Je vais coucher et je réessaye demain matin sans faute.


----------



## estcethomas (3 Janvier 2009)

non tu as ton ordi d'allumé tu mets ton cd tu t'assures qu'il se monte et la tu éteins!
sur ceux bonne nuit!


----------



## lulu59 (3 Janvier 2009)

Merci encore pour le conseil et je pense que je devrais y arriver.

_*J'allume l'ordinateur, j'attends que le cd d'ubuntu 8.10 soit monté sur le bureau et là je redémarre l'ordinateur avec le cd dedans et en maintenant la touche C ou Alt ??*_


----------



## estcethomas (3 Janvier 2009)

oui c'est sa! tiens nous au courant si ça marche!


----------



## lulu59 (3 Janvier 2009)

Je vous remercie car je viens de réussir à booter sur le cd de Ubuntu en maintenant la touche C, la distribution a l'air vraiment bien waoh ???

Pouvez-vous me dire ce que vous en pensez et ce qu'on peut faire avec sans aucune installation ???

Je suis novice et je sais pas comment faire pour faire un dual boot entre MacosX sous Tiger 10.4.11 et Ubuntu 8.10.

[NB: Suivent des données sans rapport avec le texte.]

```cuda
template <int A_MN, int B_MN>
static int launch_pair_variant(GemmParams& params, int grid, cudaStream_t stream) {
  auto kern = gemm_pair_kernel<A_MN, B_MN>;
  static PerDevice<bool> configured;
  if (!configured()) {
    XKV_CHECK_CUDA(cudaFuncSetAttribute(kern, cudaFuncAttributeMaxDynamicSharedMemorySize,
                                        static_cast<int>(pg_smem_bytes(PG_MAX_STAGES))));
    configured() = true;
  }
  params.pair_stages = (g_gram_pair >= 3 && g_gram_pair <= PG_MAX_STAGES) ? g_gram_pair : PG_STAGES;
  for (int i = 0; i < params.nprob; ++i) {
    const int stage = (params.p[i].na + params.p[i].nb) * PG_A_BYTES;
    const int st = params.pair_stages * PG_STAGE_BYTES / stage;
// ... 3 lines not shown
  std::memset(&cfg, 0, sizeof(cfg));
  cfg.gridDim = dim3(grid, 1, 1);
  cfg.blockDim = dim3(GEMM_THREADS, 1, 1);
  cfg.dynamicSmemBytes = pg_smem_bytes(params.pair_stages);
  cfg.stream = stream;
  cudaLaunchAttribute attr[2];
  attr[0].id = cudaLaunchAttributeClusterDimension;
  attr[0].val.clusterDim.x = 2;
  attr[0].val.clusterDim.y = 1;
  attr[0].val.clusterDim.z = 1;
  cfg.numAttrs = 1;
  if (gemm_low_priority()) {
    attr[1].id = cudaLaunchAttributePriority;
    attr[1].val.priority = 0;
    cfg.numAttrs = 2;
  }
  cfg.attrs = attr;
  XKV_CHECK_CUDA(cudaLaunchKernelEx(&cfg, kern, params));
  XKV_LAUNCHED();
  return 0;
}

template <int A_MN, int B_MN>
static int launch_variant(const GemmParams& params, int grid, cudaStream_t stream) {
  auto kern = gemm_kernel<A_MN, B_MN>;
  static PerDevice<bool> configured;
  if (!configured()) {
    XKV_CHECK_CUDA(cudaFuncSetAttribute(kern, cudaFuncAttributeMaxDynamicSharedMemorySize,
                                        static_cast<int>(GEMM_SMEM_BYTES)));
    configured() = true;
  }
  if (gemm_low_priority()) {
    cudaLaunchConfig_t cfg;
    std::memset(&cfg, 0, sizeof(cfg));
    cfg.gridDim = dim3(grid, 1, 1);
    cfg.blockDim = dim3(GEMM_THREADS, 1, 1);
    cfg.dynamicSmemBytes = GEMM_SMEM_BYTES;
    cfg.stream = stream;
    cudaLaunchAttribute attr[1];
    attr[0].id = cudaLaunchAttributePriority;
    attr[0].val.priority = 0;
    cfg.attrs = attr;
    cfg.numAttrs = 1;
    XKV_CHECK_CUDA(cudaLaunchKernelEx(&cfg, kern, params));
  } else {
    kern<<<grid, GEMM_THREADS, GEMM_SMEM_BYTES, stream>>>(params);
  }
  XKV_LAUNCHED();
  return 0;
}

}

extern "C" size_t xkv_gemm_problem_size(void) { return sizeof(xkv_gemm_problem); }
extern "C" void xkv_gemm_set_gram_pair(int on) { xkv::g_gram_pair = on < 0 ? 0 : on; }

extern "C" int xkv_gemm_grouped(const xkv_gemm_problem* problems, int num_problems, void* stream) {
  using namespace xkv;
  XKV_REQUIRE(problems != nullptr && num_problems >= 1, "gemm: no problems");
  XKV_REQUIRE(num_problems <= XKV_MAX_GEMM_PROBLEMS, "gemm: at most %d problems per launch", XKV_MAX_GEMM_PROBLEMS);
  const int a_mn = problems[0].a_mn_major ? 1 : 0;
  const int b_mn = problems[0].b_mn_major ? 1 : 0;
  static thread_local GemmParams params;
  params.nprob = num_problems;
  int cursor = 0, map_cursor = 0;
  bool pair = true;
  for (int i = 0; i < num_problems; ++i) pair = pair && pair_bn(problems[i]) > 0;
  for (int i = 0; i < num_problems; ++i) {
    XKV_REQUIRE((problems[i].a_mn_major ? 1 : 0) == a_mn && (problems[i].b_mn_major ? 1 : 0) == b_mn,
                "gemm: all problems of one launch must share operand majors");
    int rc = build_problem(problems[i], params.p[i], cursor, params, map_cursor, pair ? pair_bn(problems[i]) : 0);
    if (rc) return rc;
  }
  cudaStream_t st = as_stream(stream);
  if (pair) {
    if (!a_mn && !b_mn) return launch_pair_variant<0, 0>(params, cursor, st);
    if (!a_mn && b_mn) return launch_pair_variant<0, 1>(params, cursor, st);
    if (a_mn && !b_mn) return launch_pair_variant<1, 0>(params, cursor, st);
// ... 8 lines not shown
```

Merci beaucoup pour un éventuel tutoriel les amis.

Luc


----------



## claud (3 Janvier 2009)

http://www.framabook.org/ubuntu.html

pdf gratuit
avec ce livre tu sauras tout...

et http://www.ubuntu-fr.org/

fais des recherche sur le forum macgé et le forum ubuntu


----------



## gagarts (5 Janvier 2009)

Salut !
Désolé de mettre les pieds dans le plat... mais si ta config est un PPC (car je n'ai pas vu d'info qui affirme le contraire...) n'utilise pas 8.10 j'ai eu des soucis avec différents modèles de G3 et G5 ces derniers jours !
Si tu est sur un Mac-Intel, ne tiens pas compte de ce message ! 

A bientôt !


----------